Patients would also see real out-of-pocket savings though a redesign of Medicare’s prescription drug benefit, known as “Part D.” Currently, in a basic Medicare Part D plan, patients pay 100% of their drug costs up to $415, then they are responsible for 25%-37% of their drug costs up to a “catastrophic cap” and then 5% of costs thereafter, without limit.



The Senate Finance bill would streamline this arrangement for patients and, importantly, impose a hard cap on out-of-pocket costs above $3,100. This provision would provide Medicare beneficiaries with peace of mind, knowing that they will not be exposed to potentially ruinous out-of-pocket costs for prescription drugs.



It will also incentivize insurance plans to negotiate harder with drug companies as insurance plans would be responsible for 60% of the cost for drugs above that $3,100 cap (drug manufacturers and Medicare will each pay 20%). In addition to the savings from the limits on price hikes, the CBO estimates that patients would save $20 billion in out-of-pocket costs.



The pharmaceutical industry is working hard to kill this bill. As one of the bill’s cosponsors recently said, “you’ve got the pharmaceutical lobby all over Capitol Hill buttonholing senators, telling them that if they do anything to hold down prices for consumers and taxpayers, that that’s going to be the end of Western civilization.”



The fact of the matter is that Big Pharma rakes in the highest profit margins in the health care sector, with 12 companies making $29 billion in profits in just the first quarter of 2019 alone. Neither the public outcry over drug pricing nor the outrage from elected officials has dampened drug makers’ enthusiasm for never-ending price hikes.

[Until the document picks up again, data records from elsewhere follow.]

#ifdef PMX_LL_STAMPS
  uint64_t tp[5] = {0, 0, 0, 0, 0};
  const uint64_t t_wave0 = __builtin_amdgcn_s_memtime();
#define PMX_STAMP(i, t_prev)                              \
  {                                                       \
    const uint64_t t_now_ = __builtin_amdgcn_s_memtime(); \
    tp[i] += t_now_ - t_prev;                             \
    t_prev = t_now_;                                      \
  }
#else
#define PMX_STAMP(i, t_prev)
#endif

  u32x16 h_n = sload_here<u32x16>(hdr_base + cblock * 64);
  for (int64_t c = cblock; c < c_end; c += n_cblocks) {
#ifdef PMX_LL_STAMPS
    uint64_t t_ph = __builtin_amdgcn_s_memtime();
#endif
    u32x16 h = h_n;
    asm volatile("" : "+s"(h));
    const int32_t n_live = static_cast<int32_t>(h[0] & 0xffffu);
    const int32_t n_steps = static_cast<int32_t>(h[0] >> 16);
    const int64_t pb = static_cast<int64_t>(h[1]);
    int64_t voff = static_cast<int64_t>(h[2]);
    const int64_t cbase = static_cast<int64_t>(h[3]);
    const uint64_t rate_mask = (static_cast<uint64_t>(h[5]) << 32) | h[4];
    uint64_t fast_mask = ((static_cast<uint64_t>(h[7]) << 32) | h[6]) & ~rate_mask & 0x7fffffffffffffffull;
    int32_t sid_park = 0;
#pragma unroll
    for (int j = 0; j < G; ++j) sid_park = (static_cast<int>(lane) == j) ? static_cast<int32_t>(h[8 + j]) : sid_park;
    int64_t cobs_off = cbase + 2 * G;
    if constexpr (CENS) {
      fast_mask &= static_cast<uint64_t>(__double_as_longlong(cobs[cbase + G + 1]));
    }
    if (cp.zero_status == 1 && status != nullptr) {
      const int zj = static_cast<int>(lane >> 3);
      int64_t zsid = -1;
#pragma unroll
      for (int j = 0; j < G; ++j) zsid = (zj == j && j < n_live) ? static_cast<int64_t>(static_cast<int32_t>(h[8 + j])) : zsid;
      const int64_t zp = static_cast<int64_t>(ptile) * kBlock + (threadIdx.x & ~63u) + 8 * (lane & 7u);
      if (zsid >= 0 && zp < P) *reinterpret_cast<uint64_t*>(status + zsid * P + zp) = 0ull;
    }
    double ll_acc[G], x[G][NS];
#pragma unroll
    for (int j = 0; j < G; ++j) {
      ll_acc[j] = 0.0;
#pragma unroll
      for (int i = 0; i < NS; ++i) x[j][i] = 0.0;
    }
    uint32_t bad = 0;
    double ex[LM::S::NE];
#pragma unroll
    for (int i = 0; i < LM::S::NE; ++i) ex[i] = 0.0;
    int32_t kobs = 0;
    bool csum_in = false;
    const double* recs = cp.prog_rec + 2 * pb;
    int32_t k = 0;
    PMX_STAMP(0, t_ph)
    while (k < n_steps) {
      const uint64_t run_bits = (k < 63) ? (fast_mask >> k) : 0ull;
      if (run_bits & 1ull) {
        int32_t run = __builtin_ctzll(~run_bits);
        if (run > n_steps - k) run = n_steps - k;
        const bool closes = (k + run == n_steps);
        auto fast_run = [&](auto st_c) {
          constexpr int ST = decltype(st_c)::value;
          typename Req::V cs_v;
          if (closes) cs_v = sload_here<typename Req::V>(cp.cobs + cbase);
          uint64_t w_n = sload_here<uint64_t>(recs + 2 * k);
#pragma unroll 1
          for (int32_t i = 0; i < run; ++i) {
            uint64_t w = w_n;
            asm volatile("" : "+s"(w));
            const typename Req::V yc = sload_here<typename Req::V>(cp.cobs + cobs_off);
            const typename Req::V wc = sload_here<typename Req::V>(cp.cobs + cobs_off + G);
            w_n = sload_here<uint64_t>(recs + 2 * (k + i + 1));
            __builtin_amdgcn_sched_barrier(0);
            cobs_off += 2 * G;
            double ov_y[G], ov_w[G];
#pragma unroll
            for (int j = 0; j < G; ++j) {
              ov_y[j] = __longlong_as_double(static_cast<int64_t>((static_cast<uint64_t>(yc[2 * j + 1]) << 32) | yc[2 * j]));
              ov_w[j] = __longlong_as_double(static_cast<int64_t>((static_cast<uint64_t>(wc[2 * j + 1]) << 32) | wc[2 * j]));
            }
            const uint32_t rung = (static_cast<uint32_t>(w) >> kOpRungShift) & kOpRungMask;
            if (rung != 1u) {
#pragma unroll
              for (int e = 0; e < LM::S::NE; ++e) {
                const double bse = ex[e];
                const double sq = bse * bse;
                double r = sq;
                if (rung != 2u) r = sq * ((rung == 3u) ? bse : sq);
                ex[e] = r;
              }
            }
            typename LM::S::Prop pr;
            LM::S::from_exps_f(coef, ex, pr);
#pragma unroll
            for (int j = 0; j < G; ++j) LM::S::apply0(pr, x[j]);
#pragma unroll
            for (int j = 0; j < G; ++j) {
              const double d = fma(-inv_vol0, x[j][ST], ov_y[j]);
              ll_acc[j] = fma(-(d * ov_w[j]), d, ll_acc[j]);
            }
          }
          if (closes) {
#pragma unroll
            for (int j = 0; j < G; ++j)
              ll_acc[j] += __longlong_as_double(static_cast<int64_t>((static_cast<uint64_t>(cs_v[2 * j + 1]) << 32) | cs_v[2 * j]));
          }
        };
        if (out_state0 == 0) fast_run(std::integral_constant<int, 0>{});
        if constexpr (NS > 1) {
          if (out_state0 == 1) fast_run(std::integral_constant<int, 1>{});
        }
        if constexpr (NS > 2) {
          if (out_state0 == 2) fast_run(std::integral_constant<int, 2>{});
        }
        if constexpr (NS > 3) {
          if (out_state0 == 3) fast_run(std::integral_constant<int, 3>{});
        }
        kobs += run;
        voff += static_cast<int64_t>(run) * G;
        k += run;
        csum_in = closes;
        PMX_STAMP(2, t_ph)
        continue;
      }
      const auto rp = as_const(reinterpret_cast<const uint64_t*>(recs)) + 2 * k;
      const uint64_t w = rp[0], dtb = rp[1];
      const uint32_t meta = static_cast<uint32_t>(w);
      const uint32_t kind = meta & kOpKindMask;
      const int io = static_cast<int>((meta >> kOpIoShift) & kOpIoMask);
      const bool has_val = ((rate_mask >> (k < 63 ? k : 63)) & 1ull) != 0ull;
      if (kind == OP_PROP) {
        const uint32_t rung = (meta >> kOpRungShift) & kOpRungMask;
        if (rung == 0u) {
          LM::S::exps(coef, __longlong_as_double(static_cast<int64_t>(dtb)), ex);
        } else if (rung != 1u) {
          ladder_pow<LM::S::NE>(ex, rung);
        }
        typename LM::S::Prop pr;
        LM::S::from_exps_f(coef, ex, pr);
#pragma unroll
        for (int j = 0; j < G; ++j) LM::S::apply0(pr, x[j]);
        if (has_val) {
          LM::S::from_exps_j(coef, ex, pr);
#pragma unroll
          for (int j = 0; j < G; ++j) LM::S::add_j(pr, x[j], val[voff + j]);
        }
      } else if (kind == OP_BOLUS) {
        double f = fa_of(m, th, io);
        asm volatile("s_waitcnt vmcnt(0)" : "+v"(f)::"memory");
#pragma unroll
        for (int j = 0; j < G; ++j) {
          const double a = val[voff + j] * f;
#pragma unroll
          for (int i = 0; i < NS; ++i) x[j][i] += (i == io - m.pm) ? a : 0.0;
        }
      } else if (kind == OP_RESET) {
#pragma unroll
        for (int i = 0; i < NS; ++i) {
          const double xi = io ? xinit[i] : 0.0;
#pragma unroll
          for (int j = 0; j < G; ++j) x[j][i] = xi;
        }
      }
      if ((meta >> kOpObsAfterShift) & 1u) {
        const auto ov = cobs + cobs_off;
        double ov_y[G], ov_w[G];
#pragma unroll
        for (int j = 0; j < G; ++j) {
          ov_y[j] = ov[j];
          ov_w[j] = ov[G + j];
        }
        const int oq = static_cast<int>((meta >> kOpOutShift) & kOpOutMask);
        int out_state = out_state0;
        double inv_vol = inv_vol0;
        if (oq != 0) {
          out_state = m.out[oq].state - m.pm;
          const int vp = m.out_vol_theta[oq];
          double v = 1.0;
          if (vp >= 0) v = th[vp];
          double iv = 1.0 / v;
          asm volatile("" : "+v"(iv));
          inv_vol = lane_good ? iv : nanv;
        }
        auto fold = [&](auto st_c) {
          constexpr int ST = decltype(st_c)::value;
#pragma unroll
          for (int j = 0; j < G; ++j) {
            const int64_t wb = __double_as_longlong(ov_w[j]);
            if (wb != 0) {
              if (CENS && wb < 0) {
                ll_accumulate(as_const(ops.ll_obs) + (chunk_row[c * G + j] + kobs) * 4, x[j][ST] * inv_vol, ll_acc[j]);
              } else {
                const double d = fma(-inv_vol, x[j][ST], ov_y[j]);
                ll_acc[j] = fma(-(d * ov_w[j]), d, ll_acc[j]);
              }
            }
          }
        };
        if (out_state == 0) fold(std::integral_constant<int, 0>{});
        if constexpr (NS > 1) {
          if (out_state == 1) fold(std::integral_constant<int, 1>{});
        }
        if constexpr (NS > 2) {
          if (out_state == 2) fold(std::integral_constant<int, 2>{});
        }
        if constexpr (NS > 3) {
          if (out_state == 3) fold(std::integral_constant<int, 3>{});
        }
        cobs_off += 2 * G;
        ++kobs;
      }
      voff += G;
      ++k;
      PMX_STAMP(1, t_ph)
    }
    {
      const int64_t c_next = (c + n_cblocks < c_end) ? (c + n_cblocks) : c;
      h_n = sload_here<u32x16>(hdr_base + c_next * 64);
      __builtin_amdgcn_sched_barrier(0);
    }
    if (!csum_in) {
      const auto cs = cobs + cbase;
#pragma unroll
      for (int j = 0; j < G; ++j) ll_acc[j] += cs[j];
    }
    double nanacc = 0.0;
#pragma unroll
    for (int j = 0; j < G; ++j) {
      if (j < n_live) {
        const double llj = ll_acc[j];
        nanacc = fma(llj, 0.0, nanacc);
        const uint32_t sidj = static_cast<uint32_t>(__builtin_amdgcn_readlane(sid_park, j));
        double* const dst = reinterpret_cast<double*>(ll_lane + static_cast<uint64_t>(sidj) * ll_pitch);
        if (lane_ok) __builtin_nontemporal_store(llj, dst);
      }
    }
    if (status != nullptr) {
      if (__any((nanacc != nanacc) ? 1 : 0)) {
#pragma unroll
        for (int j = 0; j < G; ++j)
          if (j < n_live && !isfinite(ll_acc[j])) bad |= (1u << j);
      }
      if (cp.zero_status == 2 || __any(((bad != 0u || !lane_good) && lane_ok) ? 1 : 0)) {
        if (cp.zero_status == 1) asm volatile("s_waitcnt vmcnt(0)" ::: "memory");
#pragma unroll
        for (int j = 0; j < G; ++j) {
          if (j < n_live) {
            const uint8_t st = !lane_good ? PMX_PAIR_COMPLEX_ROOTS : (((bad >> j) & 1u) ? PMX_PAIR_NONFINITE : PMX_PAIR_OK);
            if (lane_ok && (st != PMX_PAIR_OK || cp.zero_status == 2))
              status[static_cast<int64_t>(__builtin_amdgcn_readlane(sid_park, j)) * P + p] = st;
          }
        }
      }
    }
    PMX_STAMP(3, t_ph)
  }
#ifdef PMX_LL_STAMPS
  tp[4] = __builtin_amdgcn_s_memtime() - t_wave0;
  if ((threadIdx.x & 63u) == 0u)
    for (int i = 0; i < 5; ++i) atomicAdd(reinterpret_cast<unsigned long long*>(&g_ll_stamps[i]), static_cast<unsigned long long>(tp[i]));
#endif
#undef PMX_STAMP
}


}
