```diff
+      const unsigned off = __umul24((unsigned)m, (unsigned)ld) + (unsigned)coff;
+      const T* p = base + off;
+      return ok ? p : zero;
+    };
+    auto stage = [&](int buf) {
+      char* Ys = smem + buf * STAGE_B;
+      char* Xs = Ys + IMG;
+      char* Hs = Xs + IMG;
+      const bool live = s_blk < blk_hi;
+      const int L = g_L;
+#ifndef WGRAD3R_NO_STAGE
+#pragma unroll
+      for (int i = 0; i < KP; ++i) {
+        const int k = pw * KP + i;
+        const bool ok = live & ((unsigned)s_seq[i] < (unsigned)g_nseq) & (s_t[i] < L);
+        const int m = s_seq[i] * L + s_t[i];
+        glds16(row_ptr(g_Y, m, g_ldy, y_off[0], ok & (y_off[0] >= 0)), Ys + k * 1024);
+        glds16(row_ptr(g_X, m, g_ldx, x_off[0], ok & (x_off[0] >= 0)), Xs + k * 1024);
+        glds16(row_ptr(g_Y, m, g_ldy, y_off[1], ok & (y_off[1] >= 0)), Ys + 8192 + k * 1024);
+        glds16(row_ptr(g_X, m, g_ldx, x_off[1], ok & (x_off[1] >= 0)), Xs + 8192 + k * 1024);
+      }
+      if (is_halo) {
+        const bool okh = live & ((unsigned)s_seq[KP] < (unsigned)g_nseq) & (s_t[KP] < L) & (xh_off >= 0);
+        glds16(row_ptr(g_X, s_seq[KP] * L + s_t[KP], g_ldx, xh_off, okh), Hs);
+      }
+#endif
+      ++s_blk;
+      if (s_blk >= g_next) {
+        ++s_g;
+        locate();
+      } else {
+        const int Lp = L + 1;
+        if (Lp > R) {
+#pragma unroll
+          for (int j = 0; j < KP + 1; ++j) {
+            s_t[j] += R;
+            const bool wrap = s_t[j] >= Lp;
+            s_t[j] -= wrap ? Lp : 0;
+            s_seq[j] += wrap ? 1 : 0;
+          }
+        } else {
+#pragma unroll
+          for (int j = 0; j < KP + 1; ++j) {
+            s_t[j] += R;
+            while (s_t[j] >= Lp) {
+              s_t[j] -= Lp;
+              ++s_seq[j];
+            }
+          }
+        }
+      }
+    };
+#pragma unroll
+    for (int st = 0; st < NSTG - 1; ++st) stage(st);
+    int nxt = NSTG - 1;
+    for (int blk = blk_lo; blk < blk_hi; ++blk) {
+#ifndef WGRAD3R_NO_STAGE
+      if (pw == 0) asm volatile("s_waitcnt vmcnt(%0)" ::"n"(YOUNG * (KP * 4 + 1)) : "memory");
+      else asm volatile("s_waitcnt vmcnt(%0)" ::"n"(YOUNG * (KP * 4)) : "memory");
+#endif
+      __builtin_amdgcn_s_barrier();
+      asm volatile("" ::: "memory");
+      stage(nxt);
+      nxt = nxt + 1 == NSTG ? 0 : nxt + 1;
+    }
+    asm volatile("s_waitcnt vmcnt(0)" ::: "memory");
+    __builtin_amdgcn_s_barrier();
+    return;
+  }
+
+  f32x4 acc[3][MI][NI];
+#pragma unroll
+  for (int t = 0; t < 3; ++t)
+#pragma unroll
+    for (int mi = 0; mi < MI; ++mi)
+#pragma unroll
+      for (int ni = 0; ni < NI; ++ni) acc[t][mi][ni] = (f32x4){0.f, 0.f, 0.f, 0.f};
+  const int wr = w >> 2, wc = w & 3;
+  {
+    const int fr = (l >> 4) * 4 + ((l & 15) >> 2);
+    const int fb = (l & 3) * 8;
+    int ya[MI], xa[3][NI], x_first[NI], x_last[NI];
+#pragma unroll
+    for (int mi = 0; mi < MI; ++mi) ya[mi] = wr * 8192 + fr * 128 + ((mi ^ ((fr >> 1) & 3)) * 32) + fb;
+#pragma unroll
+    for (int ni = 0; ni < NI; ++ni) {
+      const int half = wc >> 1, cb = (wc & 1) * 2 + ni;
+#pragma unroll
+      for (int t = 0; t < 3; ++t) {
+        const int rr = fr + t - 1;
+        xa[t][ni] = IMG + half * 8192 + rr * 128 + ((cb ^ ((rr >> 1) & 3)) * 32) + fb;
+      }
+      x_first[ni] = fr == 0 ? 2 * IMG + half * 128 + cb * 32 + fb : xa[0][ni];
+      x_last[ni] = fr == 15 ? 2 * IMG + 256 + half * 128 + cb * 32 + fb : xa[2][ni] + 4096 + 2048;
+    }
+    struct Frags {
+      bf16x8 a[MI], b[3][NI];
+    };
+    auto load_frags = [&](Frags& F, const char* S, auto ks_) {
+      constexpr int ks = decltype(ks_)::value;
+#pragma unroll
+      for (int mi = 0; mi < MI; ++mi) {
+        const char* q = S + ya[mi] + ks * 4096;
+        F.a[mi] = tr_frag(q, q + 2048);
+      }
+#pragma unroll
+      for (int ni = 0; ni < NI; ++ni) {
+        const char* q0 = S + xa[0][ni] + ks * 4096;
+        const char* q1 = S + xa[1][ni] + ks * 4096;
+        const char* q2 = S + xa[2][ni] + ks * 4096;
+        F.b[1][ni] = tr_frag(q1, q1 + 2048);
+        F.b[0][ni] = tr_frag(ks == 0 ? S + x_first[ni] : q0, q0 + 2048);
+        F.b[2][ni] = tr_frag(q2, ks == 1 ? S + x_last[ni] : q2 + 2048);
+      }
+    };
+    auto mfma_frags = [&](const Frags& F, int mi0) {
+#pragma unroll
+      for (int t = 0; t < 3; ++t)
+#pragma unroll
+        for (int mi = 0; mi < 2; ++mi)
+#pragma unroll
+          for (int ni = 0; ni < NI; ++ni)
+            acc[t][mi0 + mi][ni] = __builtin_amdgcn_mfma_f32_16x16x32_bf16(F.a[mi0 + mi], F.b[t][ni], acc[t][mi0 + mi][ni], 0, 0, 0);
+    };
+    typedef std::integral_constant<int, 0> K0;
+    typedef std::integral_constant<int, 1> K1;
+    int cur = 0;
+    for (int blk = blk_lo; blk < blk_hi; ++blk) {
+      __builtin_amdgcn_s_barrier();
+      asm volatile("" ::: "memory");
+#ifndef WGRAD3R_NO_MFMA
+      const char* S = smem + cur * STAGE_B;
+      Frags F;
+      load_frags(F, S, K0());
+      mfma_frags(F, 0);
+      mfma_frags(F, 2);
+      load_frags(F, S, K1());
+      mfma_frags(F, 0);
+      mfma_frags(F, 2);
+#endif
+      cur = cur + 1 == NSTG ? 0 : cur + 1;
+    }
+  }
+  __syncthreads();
+
+  const int KW = 3 * P.Cin;
+  const bool rowmajor = !direct || (P.w_layout == 0 && !P.accumulate);
+  float* obase = direct ? out_ptr : out_ptr + (long)split * P.N * KW;
+  if (rowmajor && (P.Cin % 4 == 0) && (((uintptr_t)obase & 15) == 0)) {
+    constexpr int PITCH = 32 * 4 + 16;
+    char* wbuf = smem + w * (32 * PITCH);
+#pragma unroll
+    for (int t = 0; t < 3; ++t)
+#pragma unroll
+      for (int ch = 0; ch < MI / 2; ++ch) {
+        const int nrow0 = n0 + wr * 64 + ch * 32;
+#pragma unroll
+        for (int mi2 = 0; mi2 < 2; ++mi2)
+#pragma unroll
+          for (int r = 0; r < 4; ++r)
+#pragma unroll
+            for (int ni = 0; ni < NI; ++ni)
+              *((float*)(wbuf + (mi2 * 16 + (l >> 4) * 4 + r) * PITCH) + ni * 16 + (l & 15)) = acc[t][ch * 2 + mi2][ni][r];
+        asm volatile("s_waitcnt lgkmcnt(0)" ::: "memory");
+#pragma unroll
+        for (int it = 0; it < 4; ++it) {
+          const int rl = it * 8 + (l >> 3), cv = l & 7;
+          const int n = nrow0 + rl, c = c0 + wc * 32 + cv * 4;
+          if (n < P.N && c < P.Cin) {
+            const f32x4 v = *(const f32x4*)(wbuf + rl * PITCH + cv * 16);
+            *(f32x4*)(obase + ((long)n * KW + t * P.Cin + c)) = v;
+          }
+        }
+        asm volatile("s_waitcnt lgkmcnt(0)" ::: "memory");
+      }
+    return;
+  }
+#pragma unroll
+  for (int t = 0; t < 3; ++t)
+#pragma unroll
+    for (int mi = 0; mi < MI; ++mi)
+#pragma unroll
+      for (int r = 0; r < 4; ++r) {
+        const int n = n0 + wr * 64 + mi * 16 + (l >> 4) * 4 + r;
+        if (n >= P.N) continue;
+#pragma unroll
+        for (int ni = 0; ni < NI; ++ni) {
+          const int c = c0 + wc * 32 + ni * 16 + (l & 15);
+          if (c >= P.Cin) continue;
+          float v = acc[t][mi][ni][r];
+          if (direct) {
+            float* dst = P.w_layout == 0 ? out_ptr + ((long)n * KW + t * P.Cin + c) : out_ptr + ((long)n * KW + (long)c * 3 + t);
+            if (P.accumulate) v += *dst;
+            *dst = v;
+          } else {
+            out_ptr[((long)split * P.N + n) * KW + t * P.Cin + c] = v;
+          }
+        }
+      }
+}
+
 struct WgradReduceMulti {
   const float* ws[DRN_MAX_GROUPS];
   float* out[DRN_MAX_GROUPS];
@@ -809,7 +1090,14 @@
   return ns;
 }
 static bool wgrad3_enabled() {
-  return drn_tuning(DRN_TUNE_TN_FUSED) != 0;
+  return (drn_tuning(DRN_TUNE_TN_FUSED) & 0xff) != 0;
+}
+#define WGRAD3_PRODUCERS 4
+static int wgrad3_roles(int blks_per_split) {
+  const int mode = drn_tuning(DRN_TUNE_TN_FUSED) >> DRN_TUNE_TN3_ROLES_SHIFT;
+  if (mode >= 3) return 1 << (mode - 3);
+  if (mode == 2) return WGRAD3_PRODUCERS;
+  return mode == 1 && blks_per_split >= 8 ? WGRAD3_PRODUCERS : 0;
 }
 static bool wgrad3_group_ok(const DrnWgradDesc& s) {
   return s.Lsrc == s.Lout && s.M < (1 << 24) && s.ldy < (1 << 24) && s.ldx < (1 << 24) &&
@@ -822,11 +1110,20 @@
   static bool set = false;
   if (!set) {
     (void)hipFuncSetAttribute((const void*)conv_wgrad3_tn_kernel<4>, hipFuncAttributeMaxDynamicSharedMemorySize, 163840);
+    (void)hipFuncSetAttribute((const void*)conv_wgrad3_roles_kernel<2>, hipFuncAttributeMaxDynamicSharedMemorySize, 163840);
+    (void)hipFuncSetAttribute((const void*)conv_wgrad3_roles_kernel<1>, hipFuncAttributeMaxDynamicSharedMemorySize, 163840);
+    (void)hipFuncSetAttribute((const void*)conv_wgrad3_roles_kernel<4>, hipFuncAttributeMaxDynamicSharedMemorySize, 163840);
     set = true;
   }
 }
 #define WGRAD3_STAGE (2 * 16384 + 512)
-#define WGRAD3_LAUNCH(GRID, P) conv_wgrad3_tn_kernel<4><<<GRID, 512, 4 * WGRAD3_STAGE, stream>>>(P)
+#define WGRAD3_LAUNCH(GRID, P, ROLES)                                                                          \
+  do {                                                                                                         \
+    if ((ROLES) == 4) conv_wgrad3_roles_kernel<4><<<GRID, 768, 4 * WGRAD3_STAGE, stream>>>(P);                  \
+    else if ((ROLES) == 2) conv_wgrad3_roles_kernel<2><<<GRID, 640, 4 * WGRAD3_STAGE, stream>>>(P);             \
+    else if ((ROLES) == 1) conv_wgrad3_roles_kernel<1><<<GRID, 576, 4 * WGRAD3_STAGE, stream>>>(P);             \
+    else conv_wgrad3_tn_kernel<4><<<GRID, 512, 4 * WGRAD3_STAGE, stream>>>(P);                                 \
+  } while (0)
 
 extern "C" int64_t drn_wgrad_ws_elems(int M_total, int N, int Cin, int taps) {
   int ns = wgrad_nsplit(total_blocks_upper(M_total, DRN_MAX_GROUPS), N, Cin, taps);
@@ -885,7 +1182,7 @@
     P.w_layout = w_layout;
     P.accumulate = accumulate;
     wgrad3_attr();
-    WGRAD3_LAUNCH(dim3(cdiv(N, 128), cdiv(Cin, 128), ns), P);
+    WGRAD3_LAUNCH(dim3(cdiv(N, 128), cdiv(Cin, 128), ns), P, wgrad3_roles(P.blks_per_split));
     int rc = drn_launch_status("drn_gemm_wgrad(fused taps)");
     if (rc) return rc;
     const int pushed = P.direct ? 0 : wgrad_pend_push(pend, ws, dW, ns, N, Cin, taps, w_layout, accumulate);
@@ -1026,7 +1323,9 @@
   dim3 grid(cdiv(N, tile), taps * P.ctiles, z);
   if (fused) {
     wgrad3_attr();
-    WGRAD3_LAUNCH(dim3(cdiv(N, 128), cdiv(Cin, 128), z), P);
+    int bps_min = P.bps[0];
+    for (int g = 1; g < n; ++g) bps_min = P.bps[g] < bps_min ? P.bps[g] : bps_min;
+    WGRAD3_LAUNCH(dim3(cdiv(N, 128), cdiv(Cin, 128), z), P, wgrad3_roles(bps_min));
   } else if (dtype == DRN_BF16) conv_wgrad_tn_kernel<bf16_t, 2, 4, 4, 2><<<grid, 512, 2 * 32768, stream>>>(P);
   else conv_wgrad_tn_kernel<float, 2, 4, 4, 2><<<grid, 512, 2 * 32768, stream>>>(P);
   int rc = drn_launch_status("drn_gemm_wgrad_multi");
```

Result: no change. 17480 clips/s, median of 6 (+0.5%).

As Health and Human Services Secretary Alex Azar testified during a Congressional hearing, “I don’t know that there is any drug price of a branded product that has ever gone down from any company on any drug in the United States.” The debate over drug prices over the last three years has borne that out, and so it falls to Congress to change the laws that allow and incentivize drug companies to continue raising their prices.



There is no single policy change that will solve the drug pricing crisis in the United States. But the Senate Finance Committee’s legislation is one of the most significant efforts that lawmakers have made to provide relief to the millions of patients who cannot afford the prescription drugs they need.



But it’s not just good policy, it’s good politics. With Democratic enthusiasm though the roof, Republicans will face a tough test in the coming election cycle. Survey research shows that drug prices are consistently one of the very most important issues on voters’ minds, and delivering a win on that issue for endangered incumbents will go a long way towards securing a Republican majority in the Senate. Senator McConnell should resist the powerful drug lobby’s efforts to weaken or kill this bill and bring it to the floor for a vote when Congress returns in the fall.